It's 9:47pm on a Tuesday. Karen's just noticed a damp patch on her bedroom ceiling. She grabs her phone, Googles "plasterer near me", and messages three of them on WhatsApp. By the time she goes to bed, one has replied. That's the one she books.
You were one of the other two. You were watching telly. You saw the message come in at 6am the next morning and replied straight away — but Karen already booked someone twelve hours ago.
When Do People Actually Search for Tradespeople?
Not when you think. Most tradespeople assume enquiries come in during the working day. They don't. Research consistently shows that the busiest time for "find a tradesperson" searches is between 7pm and 10pm. Weekday evenings and Sunday afternoons are peak.
Think about it. People are at work during the day. They notice the dripping tap, the cracked tile, the dodgy light switch — but they don't do anything about it until they're home and settled. Then they Google, message, and expect a quick reply.
The Response Time Problem
Here's a stat that should worry you: 78% of customers go with the first tradesperson who responds. Not the cheapest. Not the most qualified. The first one who replies.
If someone messages you at 9pm and you reply at 7am, that's ten hours. In ten hours, they've had three other people get back to them, one of whom sent a price, and they've already booked it. Your reply lands and they say "sorry, we've found someone."
It's not fair, but it's how it works. Speed wins.
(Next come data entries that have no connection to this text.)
template <int NW, bool FOLD>
__device__ __forceinline__ void attn_bwd_q_x32_body(const AttnArgs& a, int xb, int h, int b, bf16_t* bx_smem ) {
    constexpr int NL = 2 * (8 / NW);
    const int lane = threadIdx.x & 63, q32 = lane & 31, hi = lane >> 5;
    const int wave = __builtin_amdgcn_readfirstlane(threadIdx.x >> 6);
    const int ld = 3 * a.D;
    const int qbase = xb * (32 * NW) + wave * 32;
    const bool active = qbase < a.Tld;
    const bf16_t* pbase = a.qkv + (size_t)b * a.Tld * ld + h * 64;
    const int nt = (a.T + 63) / 64;
    const BxDma<NW> dk_(lane, wave, ld, a.D), dv_(lane, wave, ld, 2 * a.D);
    const BxFrag fr(lane);
    const uint32_t lds0 = (uint32_t)(size_t)(__attribute__((address_space(3))) bf16_t*)bx_smem + (uint32_t)wave * 1024u;
    auto issue = [&](int tile, int slot) __attribute__((always_inline)) {
        const uint32_t dst = __builtin_amdgcn_readfirstlane(lds0 + (uint32_t)slot * 16384u);
        dk_.tile(pbase, ld, a.D, tile * 64, a.Tld, dst);
        dv_.tile(pbase, ld, 2 * a.D, tile * 64, a.Tld, dst + 8192u);
    };
    issue(0, 0);
    if (nt > 1) issue(1, 1);
    if (nt > 2) issue(2, 2);

    const int qidx = qbase + q32;
    const int qc = qidx < a.Tld ? qidx : a.Tld - 1;
    u32x4 qf[4], dof[4];
    {
        const bf16_t* pq = pbase + (size_t)qc * ld + hi * 8;
        const bf16_t* pd = a.dout + ((size_t)b * a.Tld + qc) * a.D + h * 64 + hi * 8;
#pragma unroll
        for (int ks = 0; ks < 4; ++ks) { qf[ks] = ld16v(pq + ks * 16); dof[ks] = ld16v(pd + ks * 16); }
    }
    const float lse_q = a.lse[((size_t)b * a.H + h) * a.Tld + qc];
    const float del_q = a.delta[((size_t)b * a.H + h) * a.Tld + qc];
    const float c2 = a.scale * LOG2E;
    f32x16_t negl, negd, dq[2], s[2], dp[2];
    const f32x16_t zero16 = {0.f, 0.f, 0.f, 0.f, 0.f, 0.f, 0.f, 0.f, 0.f, 0.f, 0.f, 0.f, 0.f, 0.f, 0.f, 0.f};
#pragma unroll
    for (int r = 0; r < 16; ++r) { negl[r] = -lse_q; negd[r] = -del_q; dq[0][r] = dq[1][r] = 0.f; s[0][r] = s[1][r] = dp[0][r] = dp[1][r] = 0.f; }
    u32x4 kf[4], vf[4];
    auto read_rows = [&](const bf16_t* K, int blk) __attribute__((always_inline)) {
#pragma unroll
        for (int ks = 0; ks < 4; ++ks) { kf[ks] = lds16(K + fr.rowa[ks] + blk * 2048); vf[ks] = lds16(K + 4096 + fr.rowa[ks] + blk * 2048); }
    };
    auto sdp = [&](f32x16_t& sx, f32x16_t& dx, int ks) __attribute__((always_inline)) {
        if (ks == 0) {
            if (FOLD) bx_mfma_seed(sx, kf[0], qf[0], negl); else sx = mfma32(kf[0], qf[0], zero16);
            bx_mfma_seed(dx, vf[0], dof[0], negd);
        } else { sx = mfma32(kf[ks], qf[ks], sx); dx = mfma32(vf[ks], dof[ks], dx); }
    };
    pp_wait_dma<0>();
    asm volatile("" : "+v"(qf[0]), "+v"(qf[1]), "+v"(qf[2]), "+v"(qf[3]), "+v"(dof[0]), "+v"(dof[1]), "+v"(dof[2]), "+v"(dof[3]));
    pp_barrier();
    if (active) {
        read_rows(bx_smem, 0);
#pragma unroll
        for (int ks = 0; ks < 4; ++ks) sdp(s[0], dp[0], ks);
        read_rows(bx_smem, 1);
    }
    int slot = 0;
    auto body = [&](auto TAILC, int t) __attribute__((always_inline)) {
        constexpr bool TAIL = decltype(TAILC)::value;
        const int s1 = (slot + 1) & 3, s3 = (slot + 3) & 3;
        if (!TAIL || t + 2 < nt) pp_wait_dma<NL>(); else pp_wait_dma<0>();
        asm volatile("s_waitcnt lgkmcnt(0)" ::: "memory");
        pp_barrier();
        if (!TAIL || t + 3 < nt) issue(t + 3, s3);
        if (active) {
            const bf16_t* Kt = bx_smem + slot * 8192;
            const bf16_t* Kn = bx_smem + s1 * 8192;
#pragma unroll
            for (int blk = 0; blk < 2; ++blk) {
                f32x16_t& sc = s[blk];
                f32x16_t& dc = dp[blk];
                f32x16_t& sn = s[blk ^ 1];
                f32x16_t& dn = dp[blk ^ 1];
                if (TAIL && t * 64 + 64 > a.T) {
#pragma unroll
                    for (int r = 0; r < 16; ++r) sc[r] = t * 64 + 32 * blk + 8 * (r >> 2) + 4 * hi + (r & 3) < a.T ? sc[r] : NEG_BIG;
                }
                float g[16];
                u32x4 dsb[2], ktf[2][2];
                auto va = [&](int r0, int n) __attribute__((always_inline)) {
#pragma unroll
                    for (int r = r0; r < r0 + n; ++r) {
                        const float p = FOLD ? __builtin_amdgcn_exp2f(sc[r]) : __builtin_amdgcn_exp2f(__builtin_fmaf(sc[r], c2, -lse_q));
                        g[r] = p * dc[r];
                    }
                    asm volatile("" : "+v"(g[r0]), "+v"(g[r0 + n - 1]));
                };
                auto cv = [&](int kk) __attribute__((always_inline)) {
                    const float* pp = &g[kk * 8];
                    dsb[kk] = u32x4{pack2bf(pp[0], pp[1]), pack2bf(pp[2], pp[3]), pack2bf(pp[4], pp[5]), pack2bf(pp[6], pp[7])};
                    pp_opaque(dsb[kk]);
                };
                auto rt = [&](int kk, int db) __attribute__((always_inline)) {
                    ktf[kk][db] = bx_tr(Kt, fr, db, blk * 2048 + kk * 1024);
                };
                BX_SB;
                sdp(sn, dn, 0); BX_SB; va(0, 4); rt(0, 0); BX_SB;
                sdp(sn, dn, 1); BX_SB; va(4, 4); cv(0); rt(0, 1); BX_SB;
                sdp(sn, dn, 2); BX_SB; va(8, 4); rt(1, 0); BX_SB;
                sdp(sn, dn, 3); BX_SB; va(12, 4); cv(1); rt(1, 1); BX_SB;
                const bf16_t* Kr = blk == 0 ? Kn : Kn;
#pragma unroll
                for (int kk = 0; kk < 2; ++kk)
#pragma unroll
                    for (int db = 0; db < 2; ++db) {
                        dq[db] = mfma32(ktf[kk][db], dsb[kk], dq[db]);
                        BX_SB;
                        const int ks = kk * 2 + db;
                        kf[ks] = lds16(Kr + fr.rowa[ks] + blk * 2048); vf[ks] = lds16(Kr + 4096 + fr.rowa[ks] + blk * 2048);
                        BX_SB;
                    }
            }
        }
        slot = s1;
    };
    {
        std::false_type MAIN; std::true_type TAILT;
        int t = 0;
        for (; t + 4 < nt; ++t) body(MAIN, t);
        for (; t < nt; ++t) body(TAILT, t);
    }
    if (!active || qidx >= a.Tld) return;
    bf16_t* op = a.dqkv + ((size_t)b * a.Tld + qidx) * ld + h * 64 + hi * 4;
#pragma unroll
    for (int db = 0; db < 2; ++db)
#pragma unroll
        for (int j = 0; j < 4; ++j)
            *reinterpret_cast<uint2*>(op + db * 32 + j * 8) = uint2{pack2bf(dq[db][4 * j] * a.scale, dq[db][4 * j + 1] * a.scale),
                                                                    pack2bf(dq[db][4 * j + 2] * a.scale, dq[db][4 * j + 3] * a.scale)};
}
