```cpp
int hsg_gemm_f32_psw(int M, int N, int K, const float *A, int lda, const void *planes, float *C, int ldc,
                     const float *bias, const float *aux, int ldaux, int epi, int relu, float *colsum_part,
                     void *stream) {
    if (M < 0 || N < 0 || K < 0 || !C || !planes || !A) return HSG_EINVAL;
    if (epi != HSG_EPI_STORE && epi != HSG_EPI_RELU_BWD && epi != HSG_EPI_ADD) return HSG_EINVAL;
    if (epi != HSG_EPI_STORE && !aux) return HSG_EINVAL;
    if ((lda & 3) || (K & 3) || (((uintptr_t)A) & 15) || (((uintptr_t)planes) & 15) || lda < K) return HSG_EINVAL;
    if (M == 0 || N == 0) return 0;
    int Np, Kp;
    hsg_wsplit_dims(N, K, &Np, &Kp);
    GemmArgs p{M, N, K, A, lda, nullptr, 0, C, ldc, bias, aux, ldaux, epi, relu, Kp / 32, nullptr, colsum_part, 1, 1};
    if (const char *x = HSG_DEV_ENV("HSG_GEMM_XCD")) p.xcd = atoi(x);
    const __bf16 *pl = reinterpret_cast<const __bf16 *>(planes);
    hipStream_t st = (hipStream_t)stream;
#ifdef HSG_DEV
    int plan = 27;
    if (const char *f = HSG_DEV_ENV("HSG_GEMM5")) plan = atoi(f);
    if (plan == 2) return launch5<128, 2>(p, pl, Np, Kp, st);
    if (plan == 3) return launch5<64, 3>(p, pl, Np, Kp, st);
    if (plan == 4) return launch5<128, 3>(p, pl, Np, Kp, st);
    if (plan == 5) return launch6<64>(p, pl, Np, Kp, st);
    if (plan == 6) return launch6<128>(p, pl, Np, Kp, st);
    if (plan == 7) return launch5<64, 2, 0>(p, pl, Np, Kp, st);
    if (plan == 8) return launch5<64, 2, 1>(p, pl, Np, Kp, st);
    if (plan == 24) return launch5<64, 2, 0, true>(p, pl, Np, Kp, st);
    if (plan == 25) return launch5<64, 2, 0, true, true>(p, pl, Np, Kp, st);
    if (plan == 26) return launch5<128, 2, 0, true, true>(p, pl, Np, Kp, st);
    if (plan == 28 && epi_rows_ok(p)) return launch7<64, 2, 1>(p, pl, Np, Kp, st);
    if (plan == 30 && epi_rows_ok(p)) return N <= 320 ? launch7<80, 2>(p, pl, Np, Kp, st) : launch7<128, 2>(p, pl, Np, Kp, st);
    if (plan == 34 && epi_rows_ok(p)) return launch7<64, 2, 4>(p, pl, Np, Kp, st);
    if (plan == 35 && epi_rows_ok(p)) return launch7<64, 2, 5>(p, pl, Np, Kp, st);
    if (plan == 36 && epi_rows_ok(p)) return launch7<64, 2, 6>(p, pl, Np, Kp, st);
    if (plan == 37 && epi_rows_ok(p)) return launch7<64, 2, 7>(p, pl, Np, Kp, st);
    if (plan == 38 && epi_rows_ok(p)) return launch7<64, 2, 8>(p, pl, Np, Kp, st);
    if (plan == 40 && epi_rows_ok(p)) return launch7<64, 2, 0, 2, true>(p, pl, Np, Kp, st);
    if (plan == 41 && epi_rows_ok(p))
        return N <= 320 ? launch7<80, 2, 0, 2, true>(p, pl, Np, Kp, st) : launch7<64, 2, 0, 2, true>(p, pl, Np, Kp, st);
    if (plan == 43 && epi_rows_ok(p))
        return N <= 320 && (N + 111) / 112 * 112 <= Np ? launch7<112, 2, 0, 2, true>(p, pl, Np, Kp, st)
                                                       : launch7<64, 2, 0, 2, true>(p, pl, Np, Kp, st);
    if (plan == 44 && epi_rows_ok(p)) return launch7<64, 2>(p, pl, Np, Kp, st);
    if (plan != 27) return launch5<64, 2>(p, pl, Np, Kp, st);
    if (gemm11_on()) {
        const int rc = try11<0>(p, pl, Np, Kp, st);
        if (rc != HSG_EINVAL || (colsum_part && atoi(HSG_DEV_ENV("HSG_GEMM11")) == 1 && plan11(M, N, device_cus())))
            return rc;
    }
#endif
#ifdef HSG_DEV
    if (plan12(M, N, K)) {
        const int rc = launch12(p, pl, Np, Kp, st);
        if (rc != HSG_EINVAL || colsum_part) return rc;
    }
#endif
    if (epi_rows_ok(p))
        return N <= 320 && (N + 111) / 112 * 112 <= Np && wide112_pays(M, N) ? launch7<112, 2>(p, pl, Np, Kp, st)
                                                                             : launch7<64, 2>(p, pl, Np, Kp, st);
    return launch5<64, 2, 0>(p, pl, Np, Kp, st);
}

extern "C++" {
template <int IO>
static int launch7io_narrow(GemmArgs p, const __bf16 *pl, int Np, int Kp, hipStream_t st) {
#ifdef HSG_DEV
    if (const char *e = HSG_DEV_ENV("HSG_GEMM7IO")) {
        const int v = atoi(e);
        if (v == 1) return launch7<128, 2, 2, 2, false, IO>(p, pl, Np, Kp, st);
        if (v == 3) return launch7<64, 2, 2, 3, false, IO>(p, pl, Np, Kp, st);
        if (v == 4) return launch7<64, 2, 2, 2, false, IO>(p, pl, Np, Kp, st);
    }
#endif
    return launch7<64, 3, 2, 3, false, IO>(p, pl, Np, Kp, st);
}
}

static int launch7io(GemmArgs p, const __bf16 *pl, int Np, int Kp, int io, hipStream_t st) {
    const bool wide = p.N > 320;
    switch (io) {
    case 0: return wide ? launch7<128, 2, 2>(p, pl, Np, Kp, st) : launch7<64, 2, 2>(p, pl, Np, Kp, st);
    case 1: return wide ? launch7<128, 2, 2, 2, false, 1>(p, pl, Np, Kp, st) : launch7io_narrow<1>(p, pl, Np, Kp, st);
    case 2: return wide ? launch7<128, 2, 2, 2, false, 2>(p, pl, Np, Kp, st) : launch7io_narrow<2>(p, pl, Np, Kp, st);
    case 7: return wide ? launch7<128, 2, 2, 2, false, 7>(p, pl, Np, Kp, st) : launch7io_narrow<7>(p, pl, Np, Kp, st);
    case 3: return wide ? launch7<128, 2, 2, 2, false, 3>(p, pl, Np, Kp, st) : launch7io_narrow<3>(p, pl, Np, Kp, st);
    case 9: return wide ? launch7<128, 2, 2, 2, false, 9>(p, pl, Np, Kp, st) : launch7io_narrow<9>(p, pl, Np, Kp, st);
    case 25: return wide ? launch7<128, 2, 2, 2, false, 25>(p, pl, Np, Kp, st) : launch7io_narrow<25>(p, pl, Np, Kp, st);
    default: return HSG_EINVAL;
    }
// ... 197 lines not shown
```

### hetersumgraph_amd/dense.py

```python
from __future__ import annotations

import contextlib
import ctypes

import torch

from . import _lib
from ._lib import HSG_EINVAL, HSG_EPI_ADD, HSG_EPI_RELU_BWD, HSG_EPI_STORE, check, load, ptr, stream_of


_GEMM_DTYPE = "f32"
_FNS = {"f32": "hsg_gemm_f32", "f32mfma": "hsg_gemm_f32_mfma", "bf16": "hsg_gemm_bf16"}
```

What You're Competing Against
You're not just competing against other tradespeople in your area. You're competing against their systems. The electrician who's set up automatic replies on WhatsApp Business. The plumber whose wife takes messages in the evening. The handyman who checks his phone every thirty minutes until midnight.
If your system is "I'll check my messages in the morning", you're at a massive disadvantage. Not because you're worse at your job — because you're slower to reply.
The Weekend Problem
Weekends are even worse. Saturday mornings are prime time for home improvement decisions. Couples walk around the house, make a list of jobs, and start contacting people. If you don't reply until Monday morning, you've lost two days. Those customers have already found someone who replied on Saturday.
You don't have to work weekends to respond on weekends. Even a quick "thanks for your message, I'll get back to you on Monday with some availability" is enough to keep the lead warm. It tells the customer you've seen their message and you're interested.
Practical Solutions That Don't Mean Being Glued to Your Phone
Auto-replies on WhatsApp Business. Set up an away message that goes out automatically when someone messages you outside your working hours. Make it specific: "Thanks for getting in touch. I'm currently offline but I'll reply first thing in the morning with availability for this week."
Have set checking times. Rather than constantly checking your phone, look at your messages at three fixed times: 7am, 1pm, and 9pm. That way you catch morning, afternoon, and evening enquiries without it taking over your life.
Let someone else handle it. Whether it's a family member, a virtual assistant, or an automated system, having someone respond when you can't is the single biggest thing you can do to stop losing leads.
That's why some tradespeople use AI assistants like Gaffer that reply to WhatsApp messages and answer calls 24/7 — qualifying leads and booking them in while you sleep. The customer gets an immediate response, you wake up to a booked job, and nobody had to stay up until midnight refreshing their phone.
Do the Maths
How many enquiries do you get per week? Count them. Now how many come in outside of 9-5? Probably more than half.
If you're getting 10 enquiries a week and 6 of them come in the evening or weekend, and you're only converting 2 of those because of slow responses, that's 4 lost jobs a week. At even £200 average per job, that's £800 a week. Over £40,000 a year in lost revenue.
You don't need to be available 24 hours a day. You just need something that is.